• [Work order] The span to repeat in the listing below runs from the line containing "const uint8_t* code; const int32_t* dict;" to the line containing "for (int kk", inclusive. Repeat it exactly, and only it.

[Data for analysis Boundary: Start]

struct SpmvArgs {
    const int32_t* row_ptr; const int32_t* col; const double* val;
    const double* x; const double* halo; int32_t nloc;
    double* y; const int32_t* tiles; int32_t ntiles; int32_t nrows;
    const double* dvec; double* partials; int64_t pstride;
    const int* done; int32_t xcd_chunk; int32_t swizzle; int32_t group;
    const uint8_t* code; const int32_t* dict;
    const uint16_t* code16; const double* vdict;
    const uint16_t* pid; const uint32_t* pmeta; const int32_t* poff; const double* pval; int32_t npat, ntab;
    int32_t pat_red_off;
    int32_t nloc8;
    int32_t tpw;
    int32_t amask;
    const double* dia; int64_t dia_stride; int32_t dia_nd; int32_t dia_min;
    int64_t xsafe; int32_t cmax;
// ... 595 lines not shown
        if constexpr (NQ > 0) {
            double acc[NQ];
            d2 d;
            if constexpr (CENTER) { d.a = B.x; d.b = B.y; } else d = dv[k];
            acc[0] = 0.0;
            if (va) acc[0] = acc[0] + d.a * s0;
            if (vb) acc[0] = acc[0] + d.b * s1;
            if constexpr (NQ > 1) {
                acc[1] = 0.0;
                if (va) acc[1] = acc[1] + s0 * s0;
                if (vb) acc[1] = acc[1] + s1 * s1;
            }
#pragma unroll
            for (int kk = 0; kk < NQ; ++kk) {
                const double wsum = wave_butterfly(acc[kk]);
                if ((t & 63) == 0) red[(k * NQ + kk) * (KR_T / 64) + (t >> 6)] = wsum;
            }
        }
    }
    if constexpr (NQ > 0) {
        __syncthreads();
        if (t < nt * NQ) {
            const int k = t / NQ, kk = t % NQ;
            double sum = red[t * (KR_T / 64)];
#pragma unroll
            for (int w2 = 1; w2 < KR_T / 64; ++w2) sum = sum + red[t * (KR_T / 64) + w2];
            a.partials[kk * a.pstride + q0 + k] = sum;
        }
    }
}

struct FuseArgs { const double* z; const double* p_old; double* p_new; double* xvec; const double* alpha; const double* beta; const long long* xpend; long long it; };
template <int NQ, int T, int NMAX, bool XU>
__global__ __launch_bounds__(KR_T) void spmv_pattern_fuse_kernel(const SpmvArgs a, const FuseArgs f, const int32_t n, const int32_t far_lo, const int32_t far_hi) {
    const bool ended = a.done && *a.done;
    const bool owed = XU && *f.xpend == f.it - 1;
    if (ended && !owed) return;
    extern __shared__ __attribute__((aligned(16))) unsigned char smem[];
    const int XS = T * KR_TILE + 2 * n + 4;
    double* xs = reinterpret_cast<double*>(smem);
    uint2* meta = reinterpret_cast<uint2*>(xs + XS);
    double* pval = reinterpret_cast<double*>(meta + a.npat);
    double* red = reinterpret_cast<double*>(smem + a.pat_red_off);
    const int t = threadIdx.x;
    const int xcd = blockIdx.x & 7, slot = blockIdx.x >> 3;
    const int G = a.group;
    const int qr = (((slot / G) * 8 + xcd) * G + slot % G) * T;
    if (qr >= a.ntiles) return;
    const int nt = min(T, a.ntiles - qr);
    const int q0 = qr;
    const int32_t r0 = q0 * KR_TILE;
    const double al = *f.alpha, be = *f.beta;
    if (ended) {
#pragma unroll
        for (int k = 0; k < T; ++k) {
            if (k >= nt) break;
            const int32_t row = r0 + k * KR_TILE + 2 * t;
            const d2 pp = ld2(f.p_old, row), xx = ld2(f.xvec, row);
            st2(f.xvec, row, xx.a + al * pp.a, xx.b + al * pp.b);
        }
        return;
    }
    unsigned ids[T];
#pragma unroll
    for (int k = 0; k < T; ++k) ids[k] = k < nt ? __builtin_nontemporal_load(reinterpret_cast<const unsigned*>(a.pid + (size_t)(q0 + k) * KR_TILE + 2 * t)) : 0u;
    constexpr int NP = (T * KR_TILE + 2 * NMAX + 4 + 2 * KR_T - 1) / (2 * KR_T);
    const int npairs = XS / 2;
    const int32_t e0 = r0 - n - 2;
    const int32_t xsafe = (int32_t)a.xsafe;
    const bool inside = e0 >= 0 && e0 + XS <= xsafe && (int64_t)r0 + far_lo >= 0 && (int64_t)r0 + T * KR_TILE + far_hi <= (int64_t)xsafe;
    const int own_lo = (n + 2) / 2, own_hi = own_lo + nt * (KR_TILE / 2);
// ... 610 lines not shown
        a->halo_pushed_inline = inl;
        a->halo_started_for = x;
        return KRYST_OK;
    }
    KR_HIP(hipEventRecord(ctx->ev_x_ready, ctx->s_main));
    KR_HIP(hipStreamWaitEvent(ctx->s_comm, ctx->ev_x_ready, 0));
    const void* sendbase = pl.d_sendbuf;
    if (a->send_contiguous) {
        sendbase = x;
    } else if (pl.total_send > 0) {
        hipLaunchKernelGGL(pack_kernel, dim3((unsigned)((pl.total_send + 255) / 256)), dim3(256), 0, ctx->s_comm,
                           x, pl.d_send_idx, pl.d_sendbuf, pl.total_send);
        KR_HIP(hipGetLastError());
    }
    KR_TRY(comm_exchange(ctx, sendbase, pl.send_counts.data(), pl.send_off.data(), pl.d_halo, pl.recv_counts.data(),
                         pl.recv_off.data(), true, ctx->s_comm));
    KR_HIP(hipEventRecord(ctx->ev_halo_done, ctx->s_comm));
    a->halo_started_for = x;
    return KRYST_OK;
}

bool spmv_can_fuse_direction(kryst_csr_t a) {
    return !a->dist && a->d_pid && a->pat_stage_n > 0 && a->pat_far_uniform && a->npat <= 512 && a->ntab <= 512 && a->nrows == a->xlen &&
           takes_pattern_path(a, false) && env_int("KRYST_SPMV_STAGE", 1) != 0 && env_int("KRYST_SPMV_STAGE_UFAR", 1) != 0 &&
           a->xlen + 2 * KR_TILE < (1ll << 31) &&
           env_int("KRYST_CG_FUSE_P", a->nrows * 8 > env_ll("KRYST_CG_FUSE_MIN_BYTES", 768ll << 20) ? 1 : 0) != 0;
}
static int32_t launch_spmv_fused_impl(kryst_csr_t a, const double* z, const double* p_old, double* p_new, double* xvec, double* y, int nq,
                                      const double* alpha, const double* beta, const long long* xpend, long long it, const int* done, bool force);
int32_t launch_spmv_fused(kryst_csr_t a, const double* z, const double* p_old, double* p_new, double* xvec, double* y, int nq,
                          const double* alpha, const double* beta, const long long* xpend, long long it, const int* done) {
    return launch_spmv_fused_impl(a, z, p_old, p_new, xvec, y, nq, alpha, beta, xpend, it, done, false);
}
static int32_t launch_spmv_fused_impl(kryst_csr_t a, const double* z, const double* p_old, double* p_new, double* xvec, double* y, int nq,
                                      const double* alpha, const double* beta, const long long* xpend, long long it, const int* done, bool force) {
    kryst_ctx_t ctx = a->ctx;
    KR_ARG((force || spmv_can_fuse_direction(a)) && nq >= 1 && nq <= 2, "launch_spmv_fused: operator cannot take the fused form");
    KR_TRY(ensure_partials(ctx, a->ntiles));
    SpmvArgs args;
    memset(&args, 0, sizeof args);
    args.x = p_new; args.y = y; args.ntiles = (int32_t)a->ntiles; args.nrows = (int32_t)a->nrows; args.nloc = (int32_t)a->nrows;
    args.dvec = p_new; args.partials = ctx->d_partials; args.pstride = ctx->partials_cap; args.done = done;
    args.pid = a->d_pid; args.pmeta = a->d_pmeta; args.poff = a->d_poff; args.pval = a->d_pval; args.npat = a->npat; args.ntab = a->ntab;
    const int T = env_int("KRYST_SPMV_FUSE_T", 4) <= 2 ? 2 : 4;
    const int32_t n_ = a->pat_stage_n;
    const size_t xs_bytes = sizeof(double) * (size_t)(T * KR_TILE + 2 * n_ + 4);
    const size_t tab = xs_bytes + (size_t)a->npat * 8 + (size_t)a->ntab * 8;
    args.pat_red_off = (int32_t)((tab + 15) & ~(size_t)15);
    size_t lds_s = (size_t)args.pat_red_off + sizeof(double) * (size_t)T * (size_t)nq * (KR_T / 64);
    const int wgcu = env_int("KRYST_SPMV_FUSE_WG_PER_CU", 0);
    if (wgcu > 0) lds_s = std::max(lds_s, std::min<size_t>((size_t)(160 << 10) / (size_t)wgcu - 512, (size_t)64 << 10));
    args.xsafe = (a->xlen + KR_TILE - 1) / KR_TILE * KR_TILE + KR_TILE - 2;
    const int64_t nruns = (a->ntiles + T - 1) / T;
    args.group = std::max(1, env_int("KRYST_SPMV_STAGE_GROUP", stage_group_default(a, nruns, T, true)));
    const int64_t per_xcd = ((nruns + 7) / 8 + args.group - 1) / args.group * args.group;
    const dim3 sgrid((unsigned)(per_xcd * 8)), block(KR_T);
    const FuseArgs f{z, p_old, p_new, xvec, alpha, beta, xpend, it};
#ifdef KR_TUNING
    args.abl = env_int("KRYST_FUSE_ABL", 0);
#endif
    if (lds_s > ((size_t)48 << 10)) {
        static bool raised = false;
        if (!raised) {
#define KR_FUSE_FNS(NQ_, T_, X_) (const void*)spmv_pattern_fuse_kernel<NQ_, T_, 512, X_>, (const void*)spmv_pattern_fuse_kernel<NQ_, T_, 1024, X_>
            for (const void* fn : {KR_FUSE_FNS(1, 2, true), KR_FUSE_FNS(1, 4, true), KR_FUSE_FNS(2, 2, true), KR_FUSE_FNS(2, 4, true),
                                   KR_FUSE_FNS(1, 2, false), KR_FUSE_FNS(1, 4, false), KR_FUSE_FNS(2, 2, false), KR_FUSE_FNS(2, 4, false)})
                (void)hipFuncSetAttribute(fn, hipFuncAttributeMaxDynamicSharedMemorySize, 64 << 10);
#undef KR_FUSE_FNS
            raised = true;
        }
    }
#define KR_FUSE_N(NQ_, T_, X_) do { if (n_ <= 512) hipLaunchKernelGGL((spmv_pattern_fuse_kernel<NQ_, T_, 512, X_>), sgrid, block, lds_s, ctx->s_main, args, f, n_, a->pat_far_lo, a->pat_far_hi); \
                                    else hipLaunchKernelGGL((spmv_pattern_fuse_kernel<NQ_, T_, 1024, X_>), sgrid, block, lds_s, ctx->s_main, args, f, n_, a->pat_far_lo, a->pat_far_hi); } while (0)
#define KR_FUSE(NQ_) do { if (xvec) { if (T == 2) KR_FUSE_N(NQ_, 2, true); else KR_FUSE_N(NQ_, 4, true); } \
                          else { if (T == 2) KR_FUSE_N(NQ_, 2, false); else KR_FUSE_N(NQ_, 4, false); } } while (0)
    if (nq == 1) KR_FUSE(1); else KR_FUSE(2);
#undef KR_FUSE
#undef KR_FUSE_N
    KR_HIP(hipGetLastError());
    phase_mark(ctx, KR_PH_SPMV);
    return KRYST_OK;
}

static int32_t halo_finish(kryst_csr_t a, int budget) {
    kryst_ctx_t ctx = a->ctx;
    if (a->plan.peer.on) {
        HaloPeer& hp = a->plan.peer;
        if (!a->halo_pushed_inline) KR_HIP(hipStreamWaitEvent(ctx->s_main, ctx->ev_halo_done, 0));
        if (hp.npull > 0) {
            static const int dflt = [] { const char* e = getenv("KRYST_IPC_POLL_BUDGET"); return e ? std::max(1, atoi(e)) : (1 << 26); }();
            const unsigned gx = (unsigned)std::min<int64_t>(std::max<int64_t>(1, (hp.pull_max + 1023) / 1024), 256);
            hipLaunchKernelGGL(halo_pull_kernel, dim3(gx, (unsigned)hp.npull), dim3(256), 0, ctx->s_main, hp.landing + (size_t)(hp.epoch & 1ull) * hp.stride,
                               a->plan.d_halo, hp.d_pull, hp.epoch, budget > 0 ? std::min(budget, dflt) : dflt, fold_err(ctx) + 1);
// ... 62 lines not shown
}

int32_t kryst_spmv(kryst_csr_t a, kryst_vec_t x, kryst_vec_t y) {
    KR_ARG(a && x && y, "spmv");
    KR_ARG(x->ctx == a->ctx && y->ctx == a->ctx, "spmv: context mismatch");
    KR_ARG(x->n == a->xlen, "spmv: x.len() != ncols");
    KR_ARG(y->n == a->nrows, "spmv: y.len() != nrows");
    KR_ARG(x->d != y->d, "spmv: x and y alias");
    KR_HIP(hipSetDevice(a->ctx->device));
    KR_TRY(launch_spmv(a, x->d, y->d, 0, nullptr, nullptr));
    if (a->dist && a->plan.peer.on && use_collectives(a->ctx) && fold_gave_up(a->ctx)) return KRYST_ERR_RCCL;
    return KRYST_OK;
}

int32_t kryst_csr_encoding(kryst_csr_t a, int32_t* encoding, int32_t* patterns, int32_t* table_entries) {
    KR_ARG(a && encoding, "csr_encoding");
    const int lvl = env_int("KRYST_SPMV_COMPRESS", 3);
    int e = 0;
    const bool p16_fits = a->xlen + a->plan.total_recv < (1ll << 28) && a->nrows < (1ll << 28);
    if (a->d_pid && lvl >= 3 && p16_fits) e = 3;
    else if (a->d_code16 && lvl >= 2) e = 2;
    else if (a->d_dia && lvl >= 1 && env_int("KRYST_SPMV_DIA", 1) != 0) e = 4;
    else if (a->d_code && lvl >= 1) e = 1;
    *encoding = e;
    if (patterns) *patterns = e == 4 ? a->dia_nd : (a->d_pid ? a->npat : 0);
    if (table_entries) *table_entries = a->d_pid ? a->ntab : 0;
    return KRYST_OK;
}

[Data for analysis Boundary: End]

• [Answer to this task]
    const uint8_t* code; const int32_t* dict;
    const uint16_t* code16; const double* vdict;
    const uint16_t* pid; const uint32_t* pmeta; const int32_t* poff; const double* pval; int32_t npat, ntab;
    int32_t pat_red_off;
    int32_t nloc8;
    int32_t tpw;
    int32_t amask;
    const double* dia; int64_t dia_stride; int32_t dia_nd; int32_t dia_min;
    int64_t xsafe; int32_t cmax;
// ... 595 lines not shown
        if constexpr (NQ > 0) {
            double acc[NQ];
            d2 d;
            if constexpr (CENTER) { d.a = B.x; d.b = B.y; } else d = dv[k];
            acc[0] = 0.0;
            if (va) acc[0] = acc[0] + d.a * s0;
            if (vb) acc[0] = acc[0] + d.b * s1;
            if constexpr (NQ > 1) {
                acc[1] = 0.0;
                if (va) acc[1] = acc[1] + s0 * s0;
                if (vb) acc[1] = acc[1] + s1 * s1;
            }
#pragma unroll
            for (int kk = 0; kk < NQ; ++kk) {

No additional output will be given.